Lieutenant Colonel John Darin Loftis, 866th Air Expeditionary Squadron, was deployed in support of OPERATION Enduring Freedom and working in the Government of the Islamic Republic of Afghanistan Ministry of the Interior with the AfPak Hands program as the chief plans advisor. The AfPak Hands program stood up in September 2009 to develop a cadre of specially trained U.S. servicemembers skilled in Afghan and Pakistani culture and language. 

"Our deepest condolences go out to Darin's family during this difficult time," said Lt. Gen. Eric Fiel, AFSOC commander. "Our efforts are focused on helping them and we share in their sorrow. 

"J.D. embodied the first SOF truth that humans are more important than hardware, and through his work with the Afghan people, he was undoubtedly bettering their society. We will never forget, and the Afghan people should never forget, of the valuable contributions he made to their country and community."

Loftis was a space and missile officer who became a regional affairs strategist in 2008. He entered the Air Force in 1996, receiving his commission through Officer Training School. Prior to deploying in March 2011, he had been assigned to the U.S. Air Force Special Operations School, Air Force Special Operations Training Center, Hurlburt Field, Fla. 

Loftis was previously awarded the Bronze Star, Meritorious Service Medal, Air Force Commendation Medal and Army Achievement Medal. 
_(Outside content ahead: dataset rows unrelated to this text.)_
int os2d_head_forward_ex(const float* fm, const float* qp, const void* w1, const float* b1, const void* w2,
                         const float* b2, const void* w3, const float* b3, int A, int B, int C, int H, int W, int P,
                         int inverse, int stride, int rec_field, float* loc, float* cls, float* corners,
                         void* workspace, size_t workspace_bytes, void* stream, int precision, const void* qs,
                         void** stage_events, int* chunk_classes, int* status, const float* wspec, const float* twQ,
                         const float* twP) {
  if (!fm || !qp || !w1 || !b1 || !w2 || !b2 || !w3 || !b3 || !loc || !cls || !corners || !workspace) {
    os2d_set_error("os2d_head_forward: null pointer");
    return -1;
  }
  if (precision != OS2D_PRECISION_F32 && precision != OS2D_PRECISION_F16X3 && precision != OS2D_PRECISION_F16X2 &&
      precision != OS2D_PRECISION_FFT && precision != OS2D_PRECISION_FFTX3 && precision != OS2D_PRECISION_FFT32) {
    os2d_set_error("os2d_head_forward: unknown precision %d", precision);
    return -1;
  }
  int fft_bins = 0, tiles[6] = {1, 1, 0, 0, 0, 0};
  const bool dft = precision == OS2D_PRECISION_FFTX3;
  if (is_freq(precision)) {
    if (!wspec || !twQ || (!dft && !twP)) {
      os2d_set_error("os2d_head_forward: the frequency-domain modes need the weight spectra and the transform tables "
                     "(fft / fft32: twQ, twP; fftx3: the matrices of os2d_dft_matrices_build as twQ)");
      return -1;
    }
    if (!freq_plan(precision, H, W, nullptr, nullptr, &fft_bins, tiles)) {
      os2d_set_error("os2d_head_forward: no transform plan for a %dx%d map", H, W);
      return -3;
    }
  } else if (!direct7_width_ok(W)) {
    return -1;
  }
  const int fft_T = tiles[0] * tiles[1], xch = dft ? OS2D_XSPEC_CPAD : OS2D_K;
  const bool fp32_ops = precision == OS2D_PRECISION_F32 || precision == OS2D_PRECISION_FFT32;
  if (!fp32_ops && !qs) {
    os2d_set_error("os2d_head_forward: precision f16x3 / f16x2 needs the split class operand (os2d_class_split)");
    return -1;
  }
  if (!head_args_ok(A, B, C, H, W, P)) return -1;
  if (stride < 1 || rec_field < 1) {
    os2d_set_error("os2d_head_forward: bad stride/rec_field %d/%d", stride, rec_field);
    return -1;
  }
  if (reinterpret_cast<uintptr_t>(workspace) & 255) {
    os2d_set_error("os2d_head_forward: workspace must be 256-byte aligned");
    return -1;
  }
  const size_t one = carve(A, 1, C, H, W, P, fft_bins, fft_T, xch).total;
// ... 52 lines not shown
    } else {
      if ((rc = os2d_launch_corr(fm, qp + (size_t)b0 * C * OS2D_QROWS, sumsq, corr, fft_bins ? nullptr : rpad, invn, A, bc, C, H, W,
                                 0, st)))
        return rc;
    }
    mark(b0, 1);
    mark(b0, 2);
    if (fft_bins) {
      bool inv_borders = false;
      if (f16) {
        static const bool borders_in_inverse = [] {
          const char* e = getenv("OS2D_BORDERS_IN_INVERSE");
          return !(e && e[0] == '0');
        }();
        inv_borders = dft && borders_in_inverse;
        const int planes = inv_borders ? 0 : NB * 16 * 2;
        if ((planes || sumfx) &&
            (rc = os2d_launch_border_zero_shb_planes_norms(h1, planes, H, W, sumfx, invn, (size_t)NB * H * W, st)))
          return rc;
      } else if ((rc = os2d_launch_border_zero(h1, NB * 128, H, W, st))) {
        return rc;
      }
      mark(b0, 10);
      const int layout = precision == OS2D_PRECISION_FFTX3 ? OS2D_SPECTRA_QUADS : OS2D_SPECTRA_ROWS;
      if (dft) {
        const void* mats = twQ;
        if ((rc = os2d_launch_dft_forward(corr, invn, xspec, mats, NB, OS2D_K, xch, H, W, st))) return rc;
        mark(b0, 11);
        if ((rc = os2d_launch_spectral_gemm_f16(wspec, xspec, yspec, NB * fft_T, OS2D_K, 128, fft_bins,
                                                os2d_spectral_xscale_for(tiles[4], tiles[5]), 1, xch, st)))
          return rc;
        mark(b0, 12);
        if ((rc = os2d_launch_dft_inverse(yspec, b1, 128, h1, mats, NB, 128, H, W, whole_call, inv_borders ? 1 : 0, st))) return rc;
      } else {
        if ((rc = os2d_launch_fft_forward(corr, invn, xspec, twQ, twP, NB, OS2D_K, H, W, st))) return rc;
        mark(b0, 11);
        if ((rc = os2d_launch_spectral_gemm(wspec, xspec, yspec, NB * fft_T, OS2D_K, 128, fft_bins, st))) return rc;
        mark(b0, 12);
        if ((rc = os2d_launch_fft_inverse(yspec, b1, 128, h1, twQ, twP, NB, 128, H, W, whole_call, layout, f16 ? 0 : 1, st))) return rc;
      }
    } else if (f16) {
      if ((rc = os2d_launch_conv_f16x3(1, rpad, w1, b1, whole_call, h1, NB, P, H, W, terms1, st))) return rc;
    } else {
      if ((rc = os2d_launch_conv(1, rpad, static_cast<const float*>(w1), b1, h1, NB, P, H, W, st))) return rc;
    }
    mark(b0, 3);
    mark(b0, 4);
    if (dumps_active() && b0 == 0) {
      const size_t PLb = os2d_plane(H, W);
      dump_slot(stream, 0, corr, (size_t)NB * OS2D_K * H * W * 4);
      if (fft_bins) {
        dump_slot(stream, 1, invn, (size_t)NB * H * W * 4);
        dump_slot(stream, 2, xspec, (size_t)NB * fft_T * OS2D_K * fft_bins * 8);
        dump_slot(stream, 3, yspec, (size_t)NB * fft_T * 128 * fft_bins * 8);
      }
      dump_slot(stream, 4, h1, (size_t)NB * 128 * PLb * 4);
    }
    if (f16) {
      if ((rc = os2d_launch_conv_f16x3(2, h1, w2, b2, whole_call, h2, NB, P, H, W, 3, st))) return rc;
    } else {
      if ((rc = os2d_launch_conv(2, h1, static_cast<const float*>(w2), b2, h2, NB, P, H, W, st))) return rc;
    }
    mark(b0, 5);
    mark(b0, 6);
    if (dumps_active() && b0 == 0) dump_slot(stream, 5, h2, (size_t)NB * 64 * os2d_plane(H, W) * 4);
    static const bool fused_tail_env = [] {
      const char* e = getenv("OS2D_FUSED_TAIL");
      return !(e && e[0] == '0');
    }();
    const bool fused_tail = f16 && fused_tail_env && !dumps_active();
    if (fused_tail) {
      if ((rc = os2d_launch_conv3_sample_decode(h2, w3, b3, corr, NB, H, W, P, inverse, stride, rec_field, bc, B, b0, loc, cls, corners,
                                                flags, epoch, status, st)))
// ... 7 lines not shown
      if ((rc = os2d_launch_conv_f16x3(3, h2, w3, b3, whole_call, params, NB, P, H, W, 3, st))) return rc;
    } else {
      if ((rc = os2d_launch_conv(3, h2, static_cast<const float*>(w3), b3, params, NB, P, H, W, st))) return rc;
    }
    mark(b0, 7);
    mark(b0, 8);
    if (dumps_active() && b0 == 0) dump_slot(stream, 6, params, (size_t)NB * P * H * W * 4);
    if ((rc = os2d_launch_sample_decode(corr, params, NB, H, W, P, inverse, stride, rec_field, bc, B, b0, loc, cls,
                                        corners, fp32_ops ? nullptr : flags, epoch, status, st)))
      return rc;
    mark(b0, 9);
  }
  return 0;
}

"Darin was a great American, but more importantly he was a devoted father to our two daughters, a loving husband and caring son," said his wife, Holly B. Loftis. "We'd like to thank our friends and community for all of your thoughts and prayers, and we ask the media to respect our privacy during this very difficult time."

While assigned to a Provincial Reconstruction Team in 2009, Loftis was said to "have gained so much public praise because he was fluent in Pashto...his ability to engage with the Afghans in their own language and earn their trust was a valuable weapon in the counterinsurgency fight," in an article by Staff Sgt. David Flaherty, 22nd Mobile Public Affairs Detachment. 
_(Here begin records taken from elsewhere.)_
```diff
@@ -1663,7 +1741,7 @@
         const char* en = getenv("YK_NODE_SUMMARY");
         d.node_summary = (en && en[0] == '0') ? 0 : 1;
         const char* ep = getenv("YK_PRIOR_FAST");
-        d.prior_fast = (ep && ep[0] == '0') ? 0 : 1;
+        d.prior_fast = !ep ? 2 : (ep[0] == '0' && !ep[1]) ? 0 : (ep[0] == '1' && !ep[1]) ? 1 : 2;
         const char* es = getenv("YK_SPLIT_DESCENT");
         eng->split_descent = es && es[0] == '1';
     }
```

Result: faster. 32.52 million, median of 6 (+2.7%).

"When the Afghan people see that an American is speaking Pashto, they're more inclined to open up to him, and that's the reason why he's so successful," said Mohammad Ashraf Nasari, the governor of Zabul province, Afghanistan. "He can go among the local population and get their impression of U.S. forces. He can do this better than any other soldier because he speaks their language and knows their culture."

Loftis spoke Pashto proficiently and had limited skills in Dari and Arabic. While deployed in 2009, he was given a Pashto name: Esan, meaning the quality of being generous.
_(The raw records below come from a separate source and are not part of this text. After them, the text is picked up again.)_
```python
def load():
    global _lib
    if _lib is not None:
        return _lib
    from . import build as _b
    if _b.needs_build():
        try:
            _b.build()
        except RuntimeError as e:
            if "hipcc not found" in str(e) and os.path.exists(LIB_PATH) and not os.path.exists(LIB_PATH + ".hash"):
                import warnings
                warnings.warn("libmstts_hip.so could not be checked against its sources (hipcc not found); loading the existing library")
            else:
                raise
    lib = C.CDLL(LIB_PATH)
    for name, (res, args) in SIGNATURES.items():
        fn = getattr(lib, name)
        fn.restype = res
        fn.argtypes = args
    if lib.mstts_abi_version() != ABI_VERSION:
        raise MsttsError("libmstts_hip.so reports ABI version %d, this binding is written for %d: rebuild the library (python -m multi_speaker_tts_amd.build --force)"
                         % (lib.mstts_abi_version(), ABI_VERSION))
    env = os.environ.get
    if env("MSTTS_GEMM_SPLIT3", "1") == "0":
        lib.mstts_gemm_split3(0)
    if env("MSTTS_GEMM_SPLIT_BIG", "1") == "0":
        lib.mstts_gemm_split_big(0)
    if env("MSTTS_GEMM_BF16_BIG", "1") == "0":
        lib.mstts_gemm_bf16_big(0)
    if env("MSTTS_GEMM_BF16_AUTOCUT", "1") == "0":
        lib.mstts_gemm_bf16_autocut(0)
    if env("MSTTS_GEMM_SPLIT_BIG_MIN") or env("MSTTS_GEMM_BF16_BIG_MIN"):
        lib.mstts_gemm_big_min_workgroups(int(env("MSTTS_GEMM_SPLIT_BIG_MIN", "0")), int(env("MSTTS_GEMM_BF16_BIG_MIN", "0")))
    _lib = lib
    return lib


class deterministic_gemm:
    _depth = __import__("threading").local()

    def __enter__(self):
        n = getattr(self._depth, "n", 0)
        if n == 0:
            load().mstts_gemm_deterministic(1)
        self._depth.n = n + 1
        return self

    def __exit__(self, *exc):
        self._depth.n -= 1
        if self._depth.n == 0:
            load().mstts_gemm_deterministic(0)
        return False

    def __call__(self, fn):
        import functools

        @functools.wraps(fn)
        def wrapped(*a, **k):
            with deterministic_gemm():
                return fn(*a, **k)
        return wrapped


_raw_stream = getattr(torch._C, "_cuda_getCurrentRawStream", None)


def stream():
    if _raw_stream is not None:
        return C.c_void_p(_raw_stream(torch.cuda.current_device()))
    return C.c_void_p(torch.cuda.current_stream().cuda_stream)


def ptr(t, offset=0):
    if t is None:
        return None
    return t.data_ptr() + offset * t.element_size()


def call(name, *args):
    lib = load()
    rc = getattr(lib, name)(*args, stream())
    if rc != 0:
        raise MsttsError("%s failed (%d): %s" % (name, rc, lib.mstts_last_error().decode()))


def gemm(A, B, Cm, M, N, K, lda, ldb, ldc, bias=None, trans_a=False, trans_b=False, act=ACT_NONE, accumulate=False,
         split_k=1, win=None, batch=1, strides=(0, 0, 0), alpha=1.0, a_off=0, b_off=0, c_off=0, bias_off=0, bf16=False):
    d = GemmDesc()
    d.A, d.B, d.C, d.bias = ptr(A, a_off), ptr(B, b_off), ptr(Cm, c_off), ptr(bias, bias_off)
    d.M, d.N, d.K, d.lda, d.ldb, d.ldc = M, N, K, lda, ldb, ldc
    d.trans_a, d.trans_b = int(trans_a), int(trans_b)
    if win is not None:
        d.win_T, d.win_C, d.win_pad = win[:3]
        d.win_dil = win[3] if len(win) > 3 else 1
    d.act, d.accumulate, d.split_k = act, int(accumulate), split_k
    d.batch, d.stride_a, d.stride_b, d.stride_c = batch, strides[0], strides[1], strides[2]
    d.alpha = alpha
    call("mstts_gemm_bf16" if bf16 else "mstts_gemm_f32", C.byref(d))
```

Baseline: 626,700.
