## Warm-start KNN top-k from home tile and fuse threshold update into insert

Before the tile traversal, each quad's top-20 list is seeded from the first 20 candidates of its home super-tile using a branch-free fill. This gives a finite pruning threshold from the start, and those half-tiles are skipped in the main scan but forced into the second pass. Insertion now runs as one asm block of med3 ops that also recomputes the quad-max threshold with DPP, so a separate reduction per insert is no longer needed. Out-of-range bounds use NaN so a single compare drives the ballots, and pass2 reuses its ballots. These changes add hand-written asm and bookkeeping for skipped tiles, which brings correctness risk in edge cases.

Result: faster. 63820 clouds/s (median of 6 runs) (+1.1%).

```diff
diff --git a/epc-net_amd/csrc/knn.hip b/epc-net_amd/csrc/knn.hip
--- a/epc-net_amd/csrc/knn.hip
+++ b/epc-net_amd/csrc/knn.hip
@@ -331,6 +331,47 @@
         : "v"(v));
     return r;
 }
+__device__ __forceinline__ void topk_insert_dist_thr(float (&top)[20], float v, float& thr) {
+    asm volatile(
+        "v_med3_f32 %[k19], %[k18], %[k19], %[v]\n\t"
+        "v_med3_f32 %[k18], %[k17], %[k18], %[v]\n\t"
+        "v_med3_f32 %[k17], %[k16], %[k17], %[v]\n\t"
+        "v_med3_f32 %[k16], %[k15], %[k16], %[v]\n\t"
+        "v_med3_f32 %[k15], %[k14], %[k15], %[v]\n\t"
+        "v_med3_f32 %[k14], %[k13], %[k14], %[v]\n\t"
+        "v_med3_f32 %[k13], %[k12], %[k13], %[v]\n\t"
+        "v_med3_f32 %[k12], %[k11], %[k12], %[v]\n\t"
+        "v_med3_f32 %[k11], %[k10], %[k11], %[v]\n\t"
+        "v_med3_f32 %[k10], %[k9], %[k10], %[v]\n\t"
+        "v_med3_f32 %[k9], %[k8], %[k9], %[v]\n\t"
+        "v_med3_f32 %[k8], %[k7], %[k8], %[v]\n\t"
+        "v_med3_f32 %[k7], %[k6], %[k7], %[v]\n\t"
+        "v_med3_f32 %[k6], %[k5], %[k6], %[v]\n\t"
+        "v_med3_f32 %[k5], %[k4], %[k5], %[v]\n\t"
+        "v_med3_f32 %[k4], %[k3], %[k4], %[v]\n\t"
+        "v_med3_f32 %[k3], %[k2], %[k3], %[v]\n\t"
+        "v_med3_f32 %[k2], %[k1], %[k2], %[v]\n\t"
+        "v_max_f32_dpp %[t], %[k4], %[k4] quad_perm:[1,0,3,2] row_mask:0xf bank_mask:0xf\n\t"
+        "v_med3_f32 %[k1], %[k0], %[k1], %[v]\n\t"
+        "v_min_f32 %[k0], %[k0], %[v]\n\t"
+        "v_max_f32_dpp %[t], %[t], %[t] quad_perm:[2,3,0,1] row_mask:0xf bank_mask:0xf\n\t"
+        : [t] "=&v"(thr), [k0] "+v"(top[0]), [k1] "+v"(top[1]), [k2] "+v"(top[2]), [k3] "+v"(top[3]), [k4] "+v"(top[4]), [k5] "+v"(top[5]), [k6] "+v"(top[6]), [k7] "+v"(top[7]), [k8] "+v"(top[8]), [k9] "+v"(top[9]), [k10] "+v"(top[10]), [k11] "+v"(top[11]), [k12] "+v"(top[12]), [k13] "+v"(top[13]), [k14] "+v"(top[14]), [k15] "+v"(top[15]), [k16] "+v"(top[16]), [k17] "+v"(top[17]), [k18] "+v"(top[18]), [k19] "+v"(top[19])
+        : [v] "v"(v));
+}
+
+__device__ __forceinline__ void topk_fill(float (&top)[20], int len, float v) {
+    if (len == 0) {
+        top[0] = v;
+        return;
+    }
+#pragma unroll
+    for (int s = 19; s >= 1; --s) {
+        if (s == len) asm("v_max_f32 %0, %1, %2" : "=v"(top[s]) : "v"(top[s - 1]), "v"(v));
+        if (s < len) asm("v_med3_f32 %0, %1, %2, %3" : "=v"(top[s]) : "v"(top[s - 1]), "v"(top[s]), "v"(v));
+    }
+    asm("v_min_f32 %0, %1, %2" : "=v"(top[0]) : "v"(top[0]), "v"(v));
+}
+
 template <int STEP>
 __device__ __forceinline__ float dpp_quad_swap(float v) {
     float r;
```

The incident is under investigation by the International Security Assistance Force.


----------



## RackMaster (Feb 27, 2012)

RIP.


----------



## TB1077 (Feb 27, 2012)

RIP


----------



## Vat_69 (Feb 27, 2012)

Damn.  Rough week for AFSOC.  RIP.


----------



## AWP (Feb 27, 2012)

Blue Skies.


----------



## CDG (Feb 27, 2012)

RIP Sir.


----------



## Paul215 (Feb 27, 2012)

RIP.


----------



## SkrewzLoose (Mar 3, 2012)

RIP, Sir.


----------



## Chopstick (Mar 3, 2012)

So terrible.  RIP.


----------



## DJM (Mar 4, 2012)

Dang. RIP, sir.


----------



## Gypsy (Mar 4, 2012)

Rest in Peace.


----------



## Muppet (Mar 6, 2012)

Rest in peace.

F.M.


----------



## Red Flag 1 (Mar 6, 2012)

Rest In God's Peace Warrior.


----------



## Red Flag 1 (Mar 6, 2012)

Nice to see the coverage in today's AF Times, page 20.


----------



## racing_kitty (Mar 7, 2012)

Damned shame.  Fair winds and following seas, sir.


----------



## tova (Mar 7, 2012)

RIP, Godspeed, PBS....


----------